● **Your goal**: Search the records below for "environ" and copy every line it turns up in.

● **Data to examine**:
::::

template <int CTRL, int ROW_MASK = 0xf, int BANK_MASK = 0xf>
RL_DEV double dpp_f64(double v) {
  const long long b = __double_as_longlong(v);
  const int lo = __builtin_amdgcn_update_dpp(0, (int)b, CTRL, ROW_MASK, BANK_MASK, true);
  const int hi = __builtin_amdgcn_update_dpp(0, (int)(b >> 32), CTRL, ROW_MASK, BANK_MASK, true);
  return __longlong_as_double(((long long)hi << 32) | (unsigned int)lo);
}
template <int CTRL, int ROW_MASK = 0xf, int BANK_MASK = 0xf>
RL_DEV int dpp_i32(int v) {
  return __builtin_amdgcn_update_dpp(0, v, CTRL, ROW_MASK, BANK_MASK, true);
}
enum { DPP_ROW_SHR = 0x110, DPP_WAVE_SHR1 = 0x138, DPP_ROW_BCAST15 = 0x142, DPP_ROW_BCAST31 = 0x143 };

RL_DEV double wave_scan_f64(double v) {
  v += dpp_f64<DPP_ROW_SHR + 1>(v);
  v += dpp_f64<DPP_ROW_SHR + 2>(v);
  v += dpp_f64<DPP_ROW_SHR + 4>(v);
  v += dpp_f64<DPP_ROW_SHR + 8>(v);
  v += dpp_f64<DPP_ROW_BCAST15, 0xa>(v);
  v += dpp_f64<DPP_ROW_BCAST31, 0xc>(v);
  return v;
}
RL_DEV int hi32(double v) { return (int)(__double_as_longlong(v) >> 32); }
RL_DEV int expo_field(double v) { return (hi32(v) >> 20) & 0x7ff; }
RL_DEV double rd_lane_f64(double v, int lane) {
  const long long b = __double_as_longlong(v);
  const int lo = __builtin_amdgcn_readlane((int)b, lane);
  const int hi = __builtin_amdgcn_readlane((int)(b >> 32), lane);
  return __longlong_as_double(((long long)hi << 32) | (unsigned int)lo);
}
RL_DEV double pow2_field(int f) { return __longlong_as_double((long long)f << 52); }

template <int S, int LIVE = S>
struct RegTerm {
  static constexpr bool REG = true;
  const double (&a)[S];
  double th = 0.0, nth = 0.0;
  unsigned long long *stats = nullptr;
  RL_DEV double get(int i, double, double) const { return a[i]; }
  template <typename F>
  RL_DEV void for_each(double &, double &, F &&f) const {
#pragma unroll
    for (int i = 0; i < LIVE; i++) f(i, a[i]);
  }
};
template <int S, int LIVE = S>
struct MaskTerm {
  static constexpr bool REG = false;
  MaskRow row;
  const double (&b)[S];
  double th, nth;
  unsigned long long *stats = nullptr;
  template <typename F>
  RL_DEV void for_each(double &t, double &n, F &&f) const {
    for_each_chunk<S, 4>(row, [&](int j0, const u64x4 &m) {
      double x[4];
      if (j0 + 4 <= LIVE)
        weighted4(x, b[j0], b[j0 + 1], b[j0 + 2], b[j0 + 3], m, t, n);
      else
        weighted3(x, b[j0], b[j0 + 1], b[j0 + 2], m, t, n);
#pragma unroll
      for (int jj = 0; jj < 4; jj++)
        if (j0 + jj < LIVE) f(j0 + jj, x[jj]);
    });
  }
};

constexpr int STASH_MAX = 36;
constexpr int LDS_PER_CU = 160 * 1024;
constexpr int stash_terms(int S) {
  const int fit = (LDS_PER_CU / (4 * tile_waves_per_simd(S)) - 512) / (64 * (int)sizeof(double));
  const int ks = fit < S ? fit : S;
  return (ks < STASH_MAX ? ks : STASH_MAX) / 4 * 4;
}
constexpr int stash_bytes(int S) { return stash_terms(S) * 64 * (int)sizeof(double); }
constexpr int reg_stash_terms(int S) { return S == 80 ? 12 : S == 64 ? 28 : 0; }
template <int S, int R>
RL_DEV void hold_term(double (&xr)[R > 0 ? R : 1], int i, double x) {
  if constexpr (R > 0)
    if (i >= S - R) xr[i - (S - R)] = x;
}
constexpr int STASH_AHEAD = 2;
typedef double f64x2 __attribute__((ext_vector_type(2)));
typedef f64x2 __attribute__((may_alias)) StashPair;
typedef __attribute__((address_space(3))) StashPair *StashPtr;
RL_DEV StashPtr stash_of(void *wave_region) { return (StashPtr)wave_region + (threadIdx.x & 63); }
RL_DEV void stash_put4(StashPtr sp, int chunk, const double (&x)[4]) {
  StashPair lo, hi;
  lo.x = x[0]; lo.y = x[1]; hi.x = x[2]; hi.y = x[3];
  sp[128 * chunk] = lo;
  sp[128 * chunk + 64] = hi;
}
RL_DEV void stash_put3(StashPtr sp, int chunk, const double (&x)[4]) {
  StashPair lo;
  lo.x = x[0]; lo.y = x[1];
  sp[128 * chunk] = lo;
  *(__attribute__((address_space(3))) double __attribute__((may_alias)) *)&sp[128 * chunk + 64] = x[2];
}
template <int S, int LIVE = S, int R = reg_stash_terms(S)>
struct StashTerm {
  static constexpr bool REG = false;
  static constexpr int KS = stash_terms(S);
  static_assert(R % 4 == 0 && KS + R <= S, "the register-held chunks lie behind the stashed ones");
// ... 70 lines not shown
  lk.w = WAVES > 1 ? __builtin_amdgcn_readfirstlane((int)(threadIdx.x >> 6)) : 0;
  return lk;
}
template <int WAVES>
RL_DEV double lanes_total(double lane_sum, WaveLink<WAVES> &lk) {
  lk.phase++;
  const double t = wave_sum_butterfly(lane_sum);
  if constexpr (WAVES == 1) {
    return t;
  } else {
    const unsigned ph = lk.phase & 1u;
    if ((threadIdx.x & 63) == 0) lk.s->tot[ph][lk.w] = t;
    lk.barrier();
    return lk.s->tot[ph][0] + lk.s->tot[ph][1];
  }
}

::::

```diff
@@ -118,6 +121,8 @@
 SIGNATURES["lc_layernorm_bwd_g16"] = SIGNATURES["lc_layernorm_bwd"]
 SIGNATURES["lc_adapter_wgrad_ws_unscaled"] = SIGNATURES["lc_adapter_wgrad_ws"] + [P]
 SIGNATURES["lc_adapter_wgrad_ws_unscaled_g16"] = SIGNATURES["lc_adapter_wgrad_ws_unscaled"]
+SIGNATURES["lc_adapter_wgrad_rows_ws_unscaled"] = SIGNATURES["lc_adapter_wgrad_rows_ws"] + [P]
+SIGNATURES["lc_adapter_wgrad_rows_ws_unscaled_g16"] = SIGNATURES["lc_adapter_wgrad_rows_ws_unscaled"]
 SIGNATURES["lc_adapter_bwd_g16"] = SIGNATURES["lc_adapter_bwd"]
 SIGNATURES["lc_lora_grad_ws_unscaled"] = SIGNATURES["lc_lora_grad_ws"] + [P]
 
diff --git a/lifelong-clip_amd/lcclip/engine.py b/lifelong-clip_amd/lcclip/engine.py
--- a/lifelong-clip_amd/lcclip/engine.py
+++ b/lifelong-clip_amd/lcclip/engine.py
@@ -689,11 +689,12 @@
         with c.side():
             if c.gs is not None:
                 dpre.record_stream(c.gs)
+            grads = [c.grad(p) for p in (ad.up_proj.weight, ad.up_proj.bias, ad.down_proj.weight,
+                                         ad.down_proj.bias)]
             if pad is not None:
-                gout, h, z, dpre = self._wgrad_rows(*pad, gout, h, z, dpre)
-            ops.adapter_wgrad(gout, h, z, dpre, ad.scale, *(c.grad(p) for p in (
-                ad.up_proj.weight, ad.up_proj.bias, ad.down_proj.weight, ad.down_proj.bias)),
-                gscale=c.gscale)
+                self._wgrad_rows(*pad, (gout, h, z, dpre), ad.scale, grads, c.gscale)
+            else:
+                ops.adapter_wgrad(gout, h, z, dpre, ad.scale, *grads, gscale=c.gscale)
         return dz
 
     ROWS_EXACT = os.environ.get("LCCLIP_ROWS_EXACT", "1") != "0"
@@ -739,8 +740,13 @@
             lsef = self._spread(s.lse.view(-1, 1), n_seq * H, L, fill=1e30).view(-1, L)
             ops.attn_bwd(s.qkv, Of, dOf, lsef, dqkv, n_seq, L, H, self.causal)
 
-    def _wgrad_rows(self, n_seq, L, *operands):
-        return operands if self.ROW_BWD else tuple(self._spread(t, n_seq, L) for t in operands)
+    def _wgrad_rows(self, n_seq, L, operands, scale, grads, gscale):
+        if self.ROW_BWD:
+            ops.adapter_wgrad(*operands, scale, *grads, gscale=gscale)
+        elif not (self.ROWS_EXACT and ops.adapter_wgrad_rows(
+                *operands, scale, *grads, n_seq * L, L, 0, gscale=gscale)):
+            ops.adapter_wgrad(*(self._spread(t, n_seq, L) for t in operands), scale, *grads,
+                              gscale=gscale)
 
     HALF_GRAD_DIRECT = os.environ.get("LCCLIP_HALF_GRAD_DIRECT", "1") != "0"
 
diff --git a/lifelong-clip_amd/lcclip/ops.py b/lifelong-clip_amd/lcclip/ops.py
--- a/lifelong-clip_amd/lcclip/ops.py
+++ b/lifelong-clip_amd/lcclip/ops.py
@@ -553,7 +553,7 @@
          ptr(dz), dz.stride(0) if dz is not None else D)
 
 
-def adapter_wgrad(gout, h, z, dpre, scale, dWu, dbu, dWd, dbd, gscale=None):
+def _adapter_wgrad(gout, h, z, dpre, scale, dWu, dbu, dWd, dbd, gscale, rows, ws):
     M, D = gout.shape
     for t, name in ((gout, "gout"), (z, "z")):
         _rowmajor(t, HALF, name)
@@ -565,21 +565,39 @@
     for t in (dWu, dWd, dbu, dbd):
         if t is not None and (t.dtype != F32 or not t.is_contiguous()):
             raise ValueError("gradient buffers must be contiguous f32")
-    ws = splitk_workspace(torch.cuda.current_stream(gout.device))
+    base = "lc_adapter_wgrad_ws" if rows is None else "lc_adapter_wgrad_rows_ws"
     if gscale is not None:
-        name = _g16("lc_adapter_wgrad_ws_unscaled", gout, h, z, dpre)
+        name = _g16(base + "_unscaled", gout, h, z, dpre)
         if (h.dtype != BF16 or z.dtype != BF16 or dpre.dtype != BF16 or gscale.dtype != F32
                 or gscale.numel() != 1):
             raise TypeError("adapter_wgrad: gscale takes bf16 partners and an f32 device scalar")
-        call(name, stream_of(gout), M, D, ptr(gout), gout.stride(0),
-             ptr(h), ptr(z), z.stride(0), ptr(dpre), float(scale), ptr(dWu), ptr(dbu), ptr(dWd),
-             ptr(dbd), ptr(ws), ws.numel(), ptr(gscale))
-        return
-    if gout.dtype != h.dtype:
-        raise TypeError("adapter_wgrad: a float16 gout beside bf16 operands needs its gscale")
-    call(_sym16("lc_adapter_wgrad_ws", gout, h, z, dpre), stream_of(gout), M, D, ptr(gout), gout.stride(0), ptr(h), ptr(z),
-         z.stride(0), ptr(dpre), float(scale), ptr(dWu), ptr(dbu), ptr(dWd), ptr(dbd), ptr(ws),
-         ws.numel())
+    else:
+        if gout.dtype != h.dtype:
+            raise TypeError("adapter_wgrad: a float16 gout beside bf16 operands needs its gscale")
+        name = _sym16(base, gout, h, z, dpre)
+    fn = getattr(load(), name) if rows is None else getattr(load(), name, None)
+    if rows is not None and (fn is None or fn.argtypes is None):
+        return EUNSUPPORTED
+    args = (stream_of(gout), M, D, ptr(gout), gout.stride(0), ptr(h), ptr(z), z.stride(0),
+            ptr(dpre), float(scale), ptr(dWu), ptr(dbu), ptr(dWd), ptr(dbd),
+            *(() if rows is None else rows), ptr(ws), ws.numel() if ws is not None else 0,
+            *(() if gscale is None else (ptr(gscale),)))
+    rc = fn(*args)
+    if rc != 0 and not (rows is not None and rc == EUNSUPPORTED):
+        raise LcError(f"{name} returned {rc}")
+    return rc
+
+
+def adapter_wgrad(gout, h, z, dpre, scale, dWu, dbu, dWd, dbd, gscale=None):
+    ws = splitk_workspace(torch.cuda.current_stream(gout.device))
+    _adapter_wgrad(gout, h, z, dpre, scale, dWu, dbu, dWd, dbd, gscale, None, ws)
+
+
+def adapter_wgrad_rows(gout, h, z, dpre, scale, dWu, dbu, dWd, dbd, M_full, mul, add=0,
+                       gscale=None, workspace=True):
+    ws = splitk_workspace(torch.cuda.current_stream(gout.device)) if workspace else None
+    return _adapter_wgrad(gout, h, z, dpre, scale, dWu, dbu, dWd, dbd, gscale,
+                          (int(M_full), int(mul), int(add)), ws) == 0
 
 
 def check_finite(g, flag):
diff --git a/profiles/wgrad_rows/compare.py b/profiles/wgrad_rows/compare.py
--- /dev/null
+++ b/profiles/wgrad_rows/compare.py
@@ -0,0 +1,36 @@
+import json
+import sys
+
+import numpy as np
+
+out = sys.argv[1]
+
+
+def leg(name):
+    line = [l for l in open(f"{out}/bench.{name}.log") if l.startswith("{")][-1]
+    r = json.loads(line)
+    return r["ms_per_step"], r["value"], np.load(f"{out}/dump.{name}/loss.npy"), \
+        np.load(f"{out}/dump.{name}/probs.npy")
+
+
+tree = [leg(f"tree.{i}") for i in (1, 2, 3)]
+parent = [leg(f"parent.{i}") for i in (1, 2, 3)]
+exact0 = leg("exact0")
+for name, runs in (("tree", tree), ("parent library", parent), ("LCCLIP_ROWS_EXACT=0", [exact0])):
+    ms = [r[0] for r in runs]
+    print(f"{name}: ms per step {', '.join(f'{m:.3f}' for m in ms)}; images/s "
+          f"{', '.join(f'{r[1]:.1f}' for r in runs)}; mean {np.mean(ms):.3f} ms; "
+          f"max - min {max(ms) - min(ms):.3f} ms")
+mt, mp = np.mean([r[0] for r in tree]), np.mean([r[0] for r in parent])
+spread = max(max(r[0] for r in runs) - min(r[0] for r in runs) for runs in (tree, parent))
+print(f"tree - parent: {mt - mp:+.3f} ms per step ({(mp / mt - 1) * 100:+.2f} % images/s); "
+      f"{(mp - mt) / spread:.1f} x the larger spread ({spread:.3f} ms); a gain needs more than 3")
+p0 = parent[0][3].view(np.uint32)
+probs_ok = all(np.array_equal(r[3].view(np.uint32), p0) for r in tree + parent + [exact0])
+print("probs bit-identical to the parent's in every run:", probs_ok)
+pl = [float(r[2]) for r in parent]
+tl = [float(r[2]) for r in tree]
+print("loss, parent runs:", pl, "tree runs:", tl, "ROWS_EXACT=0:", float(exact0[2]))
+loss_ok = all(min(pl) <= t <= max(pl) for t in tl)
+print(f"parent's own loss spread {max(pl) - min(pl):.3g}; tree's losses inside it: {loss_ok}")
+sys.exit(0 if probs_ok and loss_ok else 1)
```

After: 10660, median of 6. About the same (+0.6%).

::::

● **Answer to this task**:
     ROWS_EXACT = os.environ.get("LCCLIP_ROWS_EXACT", "1") != "0"
     HALF_GRAD_DIRECT = os.environ.get("LCCLIP_HALF_GRAD_DIRECT", "1") != "0"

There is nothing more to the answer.